# [What you have to do]
Starting with the line that contains "for (int u = 0; u < GPW; ++u) rres[u]", set down each line through the end of the entries below, exactly and with nothing added.
=== Section Start ===
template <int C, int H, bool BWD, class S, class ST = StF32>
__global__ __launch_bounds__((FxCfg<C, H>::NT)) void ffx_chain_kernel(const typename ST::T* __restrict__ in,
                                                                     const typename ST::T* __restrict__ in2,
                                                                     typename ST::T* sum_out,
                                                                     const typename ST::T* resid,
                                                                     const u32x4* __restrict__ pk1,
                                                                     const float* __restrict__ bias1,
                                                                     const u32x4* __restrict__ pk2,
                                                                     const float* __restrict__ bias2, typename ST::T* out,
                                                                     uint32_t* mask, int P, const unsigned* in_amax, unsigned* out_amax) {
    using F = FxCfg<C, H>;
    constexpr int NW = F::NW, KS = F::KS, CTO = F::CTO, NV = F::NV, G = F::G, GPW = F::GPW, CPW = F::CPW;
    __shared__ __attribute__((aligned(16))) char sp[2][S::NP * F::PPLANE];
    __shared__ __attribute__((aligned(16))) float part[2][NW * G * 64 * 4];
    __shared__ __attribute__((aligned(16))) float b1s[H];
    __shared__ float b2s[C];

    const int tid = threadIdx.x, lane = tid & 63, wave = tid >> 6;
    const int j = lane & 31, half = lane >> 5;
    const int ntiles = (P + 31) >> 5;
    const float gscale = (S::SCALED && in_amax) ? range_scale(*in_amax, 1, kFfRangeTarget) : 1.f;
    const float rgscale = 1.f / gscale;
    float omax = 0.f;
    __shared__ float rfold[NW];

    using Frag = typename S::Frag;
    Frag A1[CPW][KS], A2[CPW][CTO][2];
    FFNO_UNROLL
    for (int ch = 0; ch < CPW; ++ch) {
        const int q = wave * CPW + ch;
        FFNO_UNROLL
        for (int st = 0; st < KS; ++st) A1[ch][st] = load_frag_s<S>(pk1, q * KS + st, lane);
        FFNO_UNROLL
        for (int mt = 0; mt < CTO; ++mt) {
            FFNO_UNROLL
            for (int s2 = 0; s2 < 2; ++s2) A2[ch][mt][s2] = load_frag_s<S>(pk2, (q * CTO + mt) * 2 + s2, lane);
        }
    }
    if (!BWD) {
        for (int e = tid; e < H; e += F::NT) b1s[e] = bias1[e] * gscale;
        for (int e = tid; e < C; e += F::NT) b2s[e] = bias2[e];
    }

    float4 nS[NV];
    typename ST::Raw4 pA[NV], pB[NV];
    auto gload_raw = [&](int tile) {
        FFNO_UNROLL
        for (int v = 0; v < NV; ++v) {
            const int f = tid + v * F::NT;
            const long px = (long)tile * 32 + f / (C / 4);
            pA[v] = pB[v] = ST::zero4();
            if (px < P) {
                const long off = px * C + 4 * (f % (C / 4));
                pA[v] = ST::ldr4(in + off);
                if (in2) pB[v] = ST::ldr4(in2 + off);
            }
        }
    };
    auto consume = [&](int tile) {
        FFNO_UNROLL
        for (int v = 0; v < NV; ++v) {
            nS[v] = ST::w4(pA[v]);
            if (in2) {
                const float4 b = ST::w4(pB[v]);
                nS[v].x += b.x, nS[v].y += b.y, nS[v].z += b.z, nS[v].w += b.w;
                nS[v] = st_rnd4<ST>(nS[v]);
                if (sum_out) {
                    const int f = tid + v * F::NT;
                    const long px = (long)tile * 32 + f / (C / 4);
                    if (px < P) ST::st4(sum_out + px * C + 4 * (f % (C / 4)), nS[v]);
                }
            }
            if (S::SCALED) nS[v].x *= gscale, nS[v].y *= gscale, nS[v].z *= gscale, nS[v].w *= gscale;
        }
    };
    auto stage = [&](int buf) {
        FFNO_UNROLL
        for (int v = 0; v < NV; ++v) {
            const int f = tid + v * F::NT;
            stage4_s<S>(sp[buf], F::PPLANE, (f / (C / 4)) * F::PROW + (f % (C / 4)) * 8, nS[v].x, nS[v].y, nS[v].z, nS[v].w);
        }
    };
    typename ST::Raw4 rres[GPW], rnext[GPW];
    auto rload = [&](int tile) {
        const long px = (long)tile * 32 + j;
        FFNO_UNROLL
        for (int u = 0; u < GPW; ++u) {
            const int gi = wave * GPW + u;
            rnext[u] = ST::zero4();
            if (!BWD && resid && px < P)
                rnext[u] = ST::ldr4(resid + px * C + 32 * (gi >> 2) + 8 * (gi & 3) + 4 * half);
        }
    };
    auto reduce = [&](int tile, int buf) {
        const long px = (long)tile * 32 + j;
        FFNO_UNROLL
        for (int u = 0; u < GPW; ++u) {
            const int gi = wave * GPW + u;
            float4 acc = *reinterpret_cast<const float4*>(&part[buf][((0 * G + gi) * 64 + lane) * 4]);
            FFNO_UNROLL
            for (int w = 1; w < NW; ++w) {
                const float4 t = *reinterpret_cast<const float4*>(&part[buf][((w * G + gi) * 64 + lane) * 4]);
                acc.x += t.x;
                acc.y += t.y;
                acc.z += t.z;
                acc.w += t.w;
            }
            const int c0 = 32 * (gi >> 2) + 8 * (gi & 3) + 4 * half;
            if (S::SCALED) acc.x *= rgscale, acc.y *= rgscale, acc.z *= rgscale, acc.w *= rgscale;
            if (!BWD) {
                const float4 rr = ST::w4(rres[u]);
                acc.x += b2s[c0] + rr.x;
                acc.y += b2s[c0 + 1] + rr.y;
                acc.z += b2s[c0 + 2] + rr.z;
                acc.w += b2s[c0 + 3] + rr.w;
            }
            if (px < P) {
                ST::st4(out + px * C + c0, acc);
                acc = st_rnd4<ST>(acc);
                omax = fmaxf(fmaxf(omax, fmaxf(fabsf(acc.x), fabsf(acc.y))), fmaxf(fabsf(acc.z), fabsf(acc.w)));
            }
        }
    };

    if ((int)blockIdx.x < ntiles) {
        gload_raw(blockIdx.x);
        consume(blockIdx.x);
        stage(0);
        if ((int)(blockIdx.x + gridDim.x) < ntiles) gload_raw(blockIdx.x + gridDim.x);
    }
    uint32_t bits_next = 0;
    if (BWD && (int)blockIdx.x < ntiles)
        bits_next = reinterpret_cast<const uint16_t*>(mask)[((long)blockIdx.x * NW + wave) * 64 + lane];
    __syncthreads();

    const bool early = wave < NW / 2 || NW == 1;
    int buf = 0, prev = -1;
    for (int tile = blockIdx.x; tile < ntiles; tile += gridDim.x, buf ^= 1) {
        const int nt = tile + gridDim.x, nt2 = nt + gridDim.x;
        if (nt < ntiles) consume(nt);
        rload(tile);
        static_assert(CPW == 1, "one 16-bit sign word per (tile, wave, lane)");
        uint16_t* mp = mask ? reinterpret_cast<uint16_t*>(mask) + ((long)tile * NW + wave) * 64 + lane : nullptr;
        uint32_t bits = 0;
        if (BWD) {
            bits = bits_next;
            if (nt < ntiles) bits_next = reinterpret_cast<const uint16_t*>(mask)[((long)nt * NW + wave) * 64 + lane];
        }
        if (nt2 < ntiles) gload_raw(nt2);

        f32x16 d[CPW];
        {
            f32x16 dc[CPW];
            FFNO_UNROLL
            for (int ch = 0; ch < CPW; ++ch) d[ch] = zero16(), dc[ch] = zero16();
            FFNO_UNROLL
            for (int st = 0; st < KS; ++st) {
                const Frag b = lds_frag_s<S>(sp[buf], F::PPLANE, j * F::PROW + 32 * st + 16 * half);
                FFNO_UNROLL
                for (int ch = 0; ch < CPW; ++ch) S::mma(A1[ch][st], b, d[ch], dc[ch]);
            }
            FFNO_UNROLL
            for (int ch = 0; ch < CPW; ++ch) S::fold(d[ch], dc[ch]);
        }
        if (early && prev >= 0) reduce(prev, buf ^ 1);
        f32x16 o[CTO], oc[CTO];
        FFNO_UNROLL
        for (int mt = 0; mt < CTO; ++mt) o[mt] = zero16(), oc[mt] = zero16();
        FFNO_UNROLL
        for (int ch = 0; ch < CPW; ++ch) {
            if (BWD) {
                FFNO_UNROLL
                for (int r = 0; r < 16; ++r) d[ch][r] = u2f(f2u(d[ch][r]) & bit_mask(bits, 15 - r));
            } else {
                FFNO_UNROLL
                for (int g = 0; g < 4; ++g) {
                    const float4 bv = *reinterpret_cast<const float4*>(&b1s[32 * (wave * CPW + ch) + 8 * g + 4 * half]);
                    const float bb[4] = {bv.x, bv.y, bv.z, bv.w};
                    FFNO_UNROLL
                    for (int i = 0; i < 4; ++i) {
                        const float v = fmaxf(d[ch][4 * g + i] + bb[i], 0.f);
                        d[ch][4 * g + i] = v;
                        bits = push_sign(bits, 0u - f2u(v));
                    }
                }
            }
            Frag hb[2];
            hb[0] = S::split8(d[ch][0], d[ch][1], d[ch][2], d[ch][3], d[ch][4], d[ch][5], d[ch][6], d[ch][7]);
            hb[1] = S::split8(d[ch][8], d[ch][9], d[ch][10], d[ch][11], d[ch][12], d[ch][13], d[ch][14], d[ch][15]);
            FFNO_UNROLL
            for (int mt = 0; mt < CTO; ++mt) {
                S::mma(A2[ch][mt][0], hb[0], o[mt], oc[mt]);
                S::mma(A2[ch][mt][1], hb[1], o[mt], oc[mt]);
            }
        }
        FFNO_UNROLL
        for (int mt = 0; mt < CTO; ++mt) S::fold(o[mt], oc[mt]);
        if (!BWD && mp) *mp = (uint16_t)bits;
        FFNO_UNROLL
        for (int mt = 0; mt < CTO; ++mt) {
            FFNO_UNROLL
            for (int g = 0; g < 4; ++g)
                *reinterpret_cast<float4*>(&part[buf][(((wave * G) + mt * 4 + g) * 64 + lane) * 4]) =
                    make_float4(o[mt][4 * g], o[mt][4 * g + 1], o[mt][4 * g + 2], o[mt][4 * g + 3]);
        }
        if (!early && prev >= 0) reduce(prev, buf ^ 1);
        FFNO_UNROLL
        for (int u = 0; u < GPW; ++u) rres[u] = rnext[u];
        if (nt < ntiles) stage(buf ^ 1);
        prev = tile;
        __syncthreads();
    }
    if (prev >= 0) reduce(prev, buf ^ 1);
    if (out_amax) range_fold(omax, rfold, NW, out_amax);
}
=== Section End ===
# [Written solution]
        for (int u = 0; u < GPW; ++u) rres[u] = rnext[u];
        if (nt < ntiles) stage(buf ^ 1);
        prev = tile;
        __syncthreads();
    }
    if (prev >= 0) reduce(prev, buf ^ 1);
    if (out_amax) range_fold(omax, rfold, NW, out_amax);
}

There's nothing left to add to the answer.